Sunday, December 6, 2020
Another bluebird day is over the Steamboat Springs area this Sunday noon with temperatures in the mid-thirties, on their way to over ten degrees above our average high of 31 F. More of the same is expected through midweek before the atmosphere undergoes a pattern change which brings wintry weather back to our area by Friday.
A storm currently over the Oregon - Nevada border has formed an eddy cut off from the main jet stream, and is forecast to move to the south-southwest through the day Monday before vacationing for a few days off the coast of the Baja peninsula. Meanwhile, a piece of a strong storm currently near the Aleutian Islands is forecast to move through the Gulf of Alaska and cross the Pacific Northwest coast on Wednesday, followed by the main part of the Aleutian storm on Thursday.
All three of these storms will interact to some degree, bringing an end to our warm and sunny weather which is expected to last through the day Wednesday. Even as the lead part of the Aleutian storm moves across the northern Rockies on Thursday, it will also force the vacationing eddy to to move along the southern U.S. border with Mexico. There was hope in my earlier forecast that some moisture rotating around the eddy would be pulled northward into the northern storm as it approached our area, but it appears now that we will only see some clouds and cooler temperatures on Thursday as that northern storm will be quite weak.
However, there will be a strong interaction between that eddy and the northern storm as the two storms move to our east; in fact the storms are forecast to merge into a single stronger storm that consolidates around Kansas. Interestingly, moisture originally from that eddy is then forecast to rotate counterclockwise around the merged storm and move over our area by Friday ahead of the bulk of the Aleutian storm. Colder temperatures and snowfall of generally light intensity are expected for Friday into Saturday morning as the main storm moves through. It’s probably too early to throw numbers around for forecast snow amounts at this point due to the complicated interaction between all of these storm pieces, but I should have a good idea of snow accumulations by my next regularly scheduled weather narrative on Thursday afternoon.

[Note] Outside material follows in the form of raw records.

+    const int total = my_tiles * nkb;
+    struct Blk {
+      float4 v[4][2];
+      float m[4];
+    };
+    auto fetch = [&](int i, Blk& b) {
+      const int t = pair + (i / nkb) * n_pairs, kb = i % nkb;
+      const int m0 = (t / tiles_n) * (2 * kBM) + (int)rank * kBM;
+      const int k = kb * kBK + chunk * 8;
+#pragma unroll
+      for (int j = 0; j < 4; ++j) {
+        const int r = m0 + row0 + 32 * j;
+        const float* src = X + (size_t)r * K + k;
+        const bool live = r < M;
+        b.m[j] = live ? __ldg(x_max + r) : 0.f;
+        b.v[j][0] = (live && k < K) ? ldg_nc_f4(src) : make_float4(0.f, 0.f, 0.f, 0.f);
+        b.v[j][1] = (live && k + 4 < K) ? ldg_nc_f4(src + 4) : make_float4(0.f, 0.f, 0.f, 0.f);
+      }
+    };
+    auto put = [&](int i, const Blk& b) {
+      const int s = i % STAGES;
+      mbar_wait(empty_bar(s), (uint32_t)((i / STAGES) & 1) ^ 1u);
+      const uint32_t st = base + (uint32_t)s * kStageBytes;
+#pragma unroll
+      for (int j = 0; j < 4; ++j) {
+        const float sc = pow2_lift(b.m[j]);
+        const float4 a = b.v[j][0], c = b.v[j][1];
+        const float x[8] = {a.x * sc, a.y * sc, a.z * sc, a.w * sc, c.x * sc, c.y * sc, c.z * sc, c.w * sc};
+        uint32_t h1[4], h2[4];
+#pragma unroll
+        for (int e = 0; e < 4; ++e) {
+          h1[e] = pack_h2(x[2 * e], x[2 * e + 1]);
+          const float2 f = unpack_h2(h1[e]);
+          h2[e] = pack_h2(x[2 * e] - f.x, x[2 * e + 1] - f.y);
+        }
+        const uint32_t o = swz64(row0 + 32 * j, chunk);
+        sts_u4(st + o, h1[0], h1[1], h1[2], h1[3]);
+        sts_u4(st + kTileBytes + o, h2[0], h2[1], h2[2], h2[3]);
+      }
+      fence_proxy_async();
+      __syncwarp();
+      if (lane == 0) mbar_arrive_cluster(leader_full0 + 8u * s);
+    };
+    Blk b0, b1;
+    if (total > 0) fetch(0, b0);
+    if (total > 1) fetch(1, b1);
+    for (int i = 0; i < total; i += 2) {
+      put(i, b0);
+      if (i + 2 < total) fetch(i + 2, b0);
+      if (i + 1 < total) {
+        put(i + 1, b1);
+        if (i + 3 < total) fetch(i + 3, b1);
+      }
+    }
   } else if (warp >= 4) {
     const int q = warp & 3;
     const uint32_t ybuf = base + P::kOffY + (uint32_t)q * NY * kYSlab;
-    const uint32_t pbuf = base + P::kOffP + (uint32_t)q * NP * 2 * kPSlab;
     const uint32_t leader_tempty0 = mapa(tempty_bar(0), 0);
     const float mat_unscale = E.mat_unscale ? E.mat_unscale[0] : 1.0f;
-    const int my_tiles = pair < n_tiles ? (n_tiles - pair + n_pairs - 1) / n_pairs : 0;
     const int n_sub = my_tiles * kNSub;
     const int row_off = (int)rank * kBM + q * 32;
     auto sub_n = [&](int i) { return ((pair + (i / kNSub) * n_pairs) % tiles_n) * kBN + (i % kNSub) * kSub; };
@@ -323,7 +379,7 @@
       mbar_expect_tx(bar, kYSlab);
       tma_load_2d(ybuf + (uint32_t)(i % NY) * kYSlab, &tm_c, bar, sub_n(i), sub_m(i));
     };
-    constexpr int kAhead = NY - NP;
+    constexpr int kAhead = NY - kYStoresInFlight;
     if (E.has_cin && lane == 0)
       for (int i = 0; i < kAhead && i < n_sub; ++i) load_cin(i);
 
@@ -331,7 +387,7 @@
     uint32_t aph = 0;
     unsigned long long w_tfull = 0, w_cin = 0, w_rd = 0, w_work = 0;
     BJX_PROF_BEGIN(t_all);
-    float al = 0.f, sc = 1.f, amax = 0.f;
+    float al = 0.f, amax = 0.f;
     int r = 0;
     bool live = false;
     uint32_t tacc = 0;
@@ -340,7 +396,7 @@
       const int n0s = sub_n(i), m0s = sub_m(i);
       if (lane == 0) {
         BJX_PROF_BEGIN(t0);
-        tma_store_wait_read<NP - 1>();
+        tma_store_wait_read<kYStoresInFlight - 1>();
         BJX_PROF_END(t0, w_rd);
         if (E.has_cin && i + kAhead < n_sub) load_cin(i + kAhead);
       }
@@ -351,10 +407,8 @@
         al = E.alpha;
         if (live) {
           if (E.alpha_dev) al = E.alpha_dev[r] * E.alpha;
-          al = al * (E.x_unscale ? E.x_unscale[r] : 1.0f) * mat_unscale;
+          al = al * (1.0f / pow2_lift(x_max[r])) * mat_unscale;
         }
-        sc = 1.0f;
-        if (E.planes && live) sc = plane_lift(E.stale_max[r]);
         amax = 0.f;
         BJX_PROF_BEGIN(t0);
         mbar_wait(tfull_bar(as), aph);
@@ -377,8 +431,6 @@
         if (++as == 2) { as = 0; aph ^= 1u; }
       }
       const uint32_t yb = ybuf + (uint32_t)(i % NY) * kYSlab;
-      const uint32_t p1b = pbuf + (uint32_t)(i % NP) * 2 * kPSlab, p2b = p1b + kPSlab;
-      uint32_t h1lo0 = 0, h1lo1 = 0, h2lo0 = 0, h2lo1 = 0;
       if (!(E.debug & 8))
 #pragma unroll
       for (int c = 0; c < 8; ++c) {
@@ -403,36 +455,18 @@
           y = make_float4(al * a0, al * a1, al * a2, al * a3);
         }
         sts_f4(yo, y);
-        if (E.planes) {
-          amax = fmaxf(fmaxf(amax, fmaxf(fabsf(y.x), fabsf(y.y))), fmaxf(fabsf(y.z), fabsf(y.w)));
-          const float s0 = y.x * sc, s1 = y.y * sc, s2 = y.z * sc, s3 = y.w * sc;
-          const uint32_t ha = pack_h2(s0, s1), hb = pack_h2(s2, s3);
-          const float2 fa = unpack_h2(ha), fb = unpack_h2(hb);
-          const uint32_t ra = pack_h2(s0 - fa.x, s1 - fa.y), rb = pack_h2(s2 - fb.x, s3 - fb.y);
-          if ((c & 1) == 0) {
-            h1lo0 = ha; h1lo1 = hb; h2lo0 = ra; h2lo1 = rb;
-          } else {
-            const uint32_t po = (uint32_t)lane * 64u + (uint32_t)(((c >> 1) ^ ((lane >> 1) & 3)) << 4);
-            sts_u4(p1b + po, h1lo0, h1lo1, ha, hb);
-            sts_u4(p2b + po, h2lo0, h2lo1, ra, rb);
-          }
-        }
+        if (E.out_max && in_cols) amax = fmaxf(fmaxf(amax, fmaxf(fabsf(y.x), fabsf(y.y))), fmaxf(fabsf(y.z), fabsf(y.w)));
       }
       fence_proxy_async();
       __syncwarp();
       BJX_PROF_END(t3, w_work);
-      if (lane == 0 && in_cols) {
-        if (!(E.debug & 4)) tma_store_2d(&tm_y, yb, n0s, m0s);
-        if (E.planes && !(E.debug & 2)) {
-          tma_store_3d(&tm_p, p1b, n0s, 0, m0s);
-          tma_store_3d(&tm_p, p2b, n0s, 1, m0s);
-        }
+      if (lane == 0) {
+        if (in_cols && !(E.debug & 4)) tma_store_2d(&tm_y, yb, n0s, m0s);
         tma_store_commit();
       }
-      if (j == kNSub - 1 && E.planes && live) {
-        atomicMax(reinterpret_cast<int*>(E.next_max) + r, __float_as_int(amax));
-        E.zero_max[r] = 0.f;
-        if (n0s < kBN) E.out_unscale[r] = 1.0f / sc;
+      if (j == kNSub - 1 && E.out_max && live) {
+        atomicMax(reinterpret_cast<int*>(E.out_max) + r, __float_as_int(amax));
+        if (E.clear_max) E.clear_max[r] = 0.f;
       }
     }
     if (lane == 0) tma_store_wait_all();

A transient ridge of high pressure is then forecast to move over the West behind the storm complex after Saturday, though weather forecast models disagree on the amplitude of the ridge and whether we will see light snow for a time on Sunday. Both agree on a dry start to the following work week, but also agree on a currently good-looking storm for our area around midweek. And for what it’s worth, the longer-range forecasts are predicting an active and wintry weather pattern to continue after mid-month.